3.    For those adopting a career in the intelligence community there is the risk that they only seldom have the opportunity to question their actions and motives with potential critics and so get a view of how the public might view them. At the same time, the public do not tend to have a consistent view of the intelligence agencies. Periods of admiration can come to a sudden halt followed by a 180 degree turn in public opinion after a news story about intrusion of privacy or excessive use of powers has broken.

4.    Intelligence and security agencies need to ensure access to a wide range of views so that they can best serve the public. The people with whom they engage for this purpose are not ‘agents’ or ‘sources’ but those who it is hoped will help formulate policy and get perspective.

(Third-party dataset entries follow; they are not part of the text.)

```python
EXPORTS = ["cdc_create", "cdc_destroy", "cdc_last_error", "cdc_version", "cdc_num_tensors",
           "cdc_tensor_info", "cdc_load_tensor", "cdc_finalize_weights", "cdc_unet_forward",
           "cdc_set_schedule", "cdc_ddim_step", "cdc_decode", "cdc_prof_enable",
           "cdc_prof_num_classes", "cdc_prof_name", "cdc_prof_get", "cdc_prof_reset",
           "cdc_op_conv2d", "cdc_op_conv_transpose2d", "cdc_op_chan_layernorm",
           "cdc_op_linear_attention", "cdc_ctxdec_create", "cdc_ctxdec_decode", "cdc_hyperdec_create",
           "cdc_hyperdec_decode", "cdc_dequantize", "cdc_bpp", "cdc_encoder_create",
           "cdc_encoder_encode", "cdc_set_arith", "cdc_get_arith", "cdc_unet_tap", "cdc_prof_num_ops", "cdc_prof_op",
           "cdc_entropy_encode", "cdc_entropy_peek", "cdc_entropy_set_limit", "cdc_entropy_decode", "cdc_get_range_faults",
           "cdc_get_nonfinite_results", "cdc_set_schedule_v", "cdc_probe_mfma_f16", "cdc_probe_hbm_copy",
           "cdc_op_stress", "cdc_op_stress_result", "cdc_enable_vbr", "cdc_set_bitrate_scale", "cdc_entropy_peek_bitrate_scale",
           "cdc_padded_size", "cdc_frame_pad", "cdc_frame_crop", "cdc_entropy_set_image_scale", "cdc_entropy_encode_image",
           "cdc_entropy_peek_image_size", "cdc_decode_seeded", "cdc_randn", "cdc_randn_host", "cdc_philox4x32_10",
           "cdc_distortion", "cdc_lpips_create", "cdc_lpips", "cdc_simple_encoder_create", "cdc_simple_ctxdec_create", "cdc_op_gdn",
           "cdc_op_gdn_workgroups", "cdc_op_chan_layernorm_ex", "cdc_op_ln_form", "cdc_op_sum_slices",
           "cdc_set_solver", "cdc_decode_solver", "cdc_solver_step", "cdc_op_solver_update", "cdc_op_ddim_update",
           "cdc_repeat_images", "cdc_decode_samples", "cdc_sample_moments", "cdc_sample_select",
           "cdc_set_trace", "cdc_trace_info", "cdc_trace_read", "cdc_op_trace_tap"]


def handle_status(handle):
    if handle is None:
        return {"arith": None, "range_faults": 0, "nonfinite_results": 0}
    L = lib()
    return {"arith": int(L.cdc_get_arith(handle)), "range_faults": int(L.cdc_get_range_faults(handle)),
            "nonfinite_results": int(L.cdc_get_nonfinite_results(handle))}


def check(handle, rc):
    if rc != 0:
        msg = lib().cdc_last_error(handle)
        msg = msg.decode() if msg else ""
        if "must be multiples of" in msg:
# ... 90 lines not shown
```

cdc_compression_amd/csrc/cdc_internal.h:

```cpp
#pragma once
#include <stdio.h>
#include <string.h>
#include <stdlib.h>
#include <hip/hip_runtime.h>
#include <map>
#include <mutex>
#include <utility>
#include <stdint.h>

#include <string>
#include <vector>

#include "conv_args.h"

extern "C" char **environ;

namespace cdc {

typedef void (*conv_kernel_fn)(const ConvArgs);
conv_kernel_fn conv_lookup_a(int MB, int NPW, int lnmode);
conv_kernel_fn conv_lookup_b(int MB, int NPW, int lnmode);
conv_kernel_fn conv_lookup_c(int MB, int NPW, int lnmode);
conv_kernel_fn conv_lookup_split(int MB, int NPW);
conv_kernel_fn conv_lookup_split2(int MB, int NPW, int lnmode, int xu = 1);
// ... 23 lines not shown
    int stride = 1;
    int uf = 0;
    int cop = 0;
    int tz = 1;
};
struct PfPlan {
    int MB, NPW, WM, WP, ring, tiles_x, tiles_y, groups; size_t lds_bytes; int lin = 0;
    int x16 = 0;
    int pf3_epv = 0, pf3_G = 0, pf3_iters = 0;
};
bool pf_make_plan(const PfShape &s, PfPlan *plan);
hipError_t pf_launch(PfArgs a, const PfPlan &plan, int B, int nz, hipStream_t st);
bool pf3_make_plan(const PfArgs &a, int B, int nz, PfPlan *plan);
hipError_t pf3_launch(PfArgs a, const PfPlan &plan, int B, hipStream_t st);
int device_cus();
struct WsPlan { int W, NPB, stride, waves, tiles, groups; size_t lds_bytes; };
struct WsArgs;
bool ws_make_plan(int Cin, int C0, int Cout, int H, int W, int B, int stride, WsPlan *plan);
hipError_t ws_launch(WsArgs a, const WsPlan &plan, hipStream_t st);
struct Ws1Plan { int NPB, waves, tiles, groups; size_t lds_bytes; };
struct Ws1Args;
bool ws1_make_plan(int Cin, int C0, int Cout, int HW, int B, bool per_image_w, Ws1Plan *plan);
hipError_t ws1_launch(Ws1Args a, const Ws1Plan &plan, hipStream_t st);
bool pw_make_plan(const PfShape &s, PfPlan *plan);
hipError_t pw_launch(PfArgs a, const PfPlan &plan, int B, hipStream_t st);
hipError_t pf_pack_launch(const float *src, long long src_bs, void *dst, long long dst_bs, int C, int H, int W, int B,
                          hipStream_t st);
hipError_t c4_pack_launch(const float *src, long long src_bs, float *dst, int C, long long HW, int B, hipStream_t st);
hipError_t pf_unpack_launch(const void *src, long long src_bs, float *dst, long long dst_bs, int C, int H, int W, int B, hipStream_t st);

// ... 228 lines not shown
```

cdc_compression_amd/csrc/cdc_planner.hip:

```cpp
#include "cdc_state.h"

namespace cdcapi {

constexpr int kKsTarget = 1024;

struct Builder {
    cdc_handle *h;
    int B;
    std::vector<void *> *pool;
    int rc = CDC_OK;
    int planB = 0;
    int pb() const { return planB > 0 ? planB : B; }
    std::vector<Op> *cur = nullptr;

    void emit(Op op) {
        op.id = (int)h->op_ms.size();
        h->op_ms.push_back(0); h->op_n.push_back(0); h->op_flops.push_back(op.flops);
        const bool hoisted = cur == &h->pre_ops;
        char buf[160];
        std::visit([&](const auto &payload) { op_label(payload, buf, sizeof buf, hoisted); }, op.p);
        if (hoisted && !strstr(buf, " HOIST") && strlen(buf) + 7 < sizeof buf) strcat(buf, " HOIST");
        h->op_label.push_back(buf);
        (cur ? cur : &h->ops)->push_back(op);
    }
// ... 1493 lines not shown
int cdc_op_ln_form(cdc_handle *h, int B, int C, int HW, int nparts, int aligned16, int *kind, int *width, int *np, int *img_major) {
    if (!h) return CDC_ERR_INVALID;
    if (B < 1 || C < 1 || HW < 1 || nparts < 1) return fail(h, CDC_ERR_INVALID, "cdc_op_ln_form: B = %d, C = %d, HW = %d, nparts = %d", B, C, HW, nparts);
    if (nparts > 1 && C > 384) return fail(h, CDC_ERR_INVALID, "cdc_op_ln_form: %d split-K slices over %d > 384 channels", nparts, C);
    LnArgs a = {};
    a.C = C; a.HW = HW; a.nparts = nparts; a.part_stride = (long long)B * C * HW;
    a.in = reinterpret_cast<const float *>((uintptr_t)(aligned16 ? 16 : 4));
    const LnForm f = ln_form(a, B);
    if (kind) *kind = f.kind;
    if (width) *width = f.width;
    if (np) *np = f.np;
    if (img_major) *img_major = f.img_major;
    return CDC_OK;
}
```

5.    Inevitably, briefed individuals in confidential circumstances (which might be quite informal) will on occasion get firm confirmation of what was previously only suspected. They will probably learn the identities of agency operatives and of covert locations and facilities. There is little point in publishing or disclosing secret information just for the sake of it. My own practice has been not to make this type of information public unless it had appeared unambiguously elsewhere. There may be circumstances when this rule has to be broken, but only in combination with a belief in overwhelming public interest and a conviction that many others will feel leaking the information was justified.

6.    There is no clear career path for individuals who get drawn into the role of semi-intermediary. Those who do so should be candid with themselves about their motivations becoming involved. It is all too easy to become ‘captured’ and to develop an unwarranted sense of self-importance.

7.    Journalists are already familiar with the “off the record/on background/not for direct attribution” basis for reporting. It requires the trust of the source but also of the journalist’s readers and viewers. This trust implies that the source will not be betrayed, that the briefing will be honest as far as it goes, and that the journalist’s report will reflect what they believe to be the public interest. People like me hope to operate on a somewhat similar basis. Similar to journalists, intermediaries like myself receive input from academia & civil society and regard it as our duty to honour and protect these ‘sources’. At the same time, we are beholden to executive interests not to divulge classified information we were provided with for our role.

8.  Mutual trust is key in balancing these dynamics while at the same time always pursuing what we believe to be the public interest. Journalists, too, when they receive leaks of confidential information, need a well-developed sense of “public interest” as opposed to “great journalistic coup” — Edward Snowden hoped that this would be the case when he interacted with selected journalists.

9. Alas, I have no easy formula for defining the scope of “public interest” save to say that one important test is to ask, as you apply it to your own circumstances, whether you would be prepared, if challenged, to justify your decisions in public.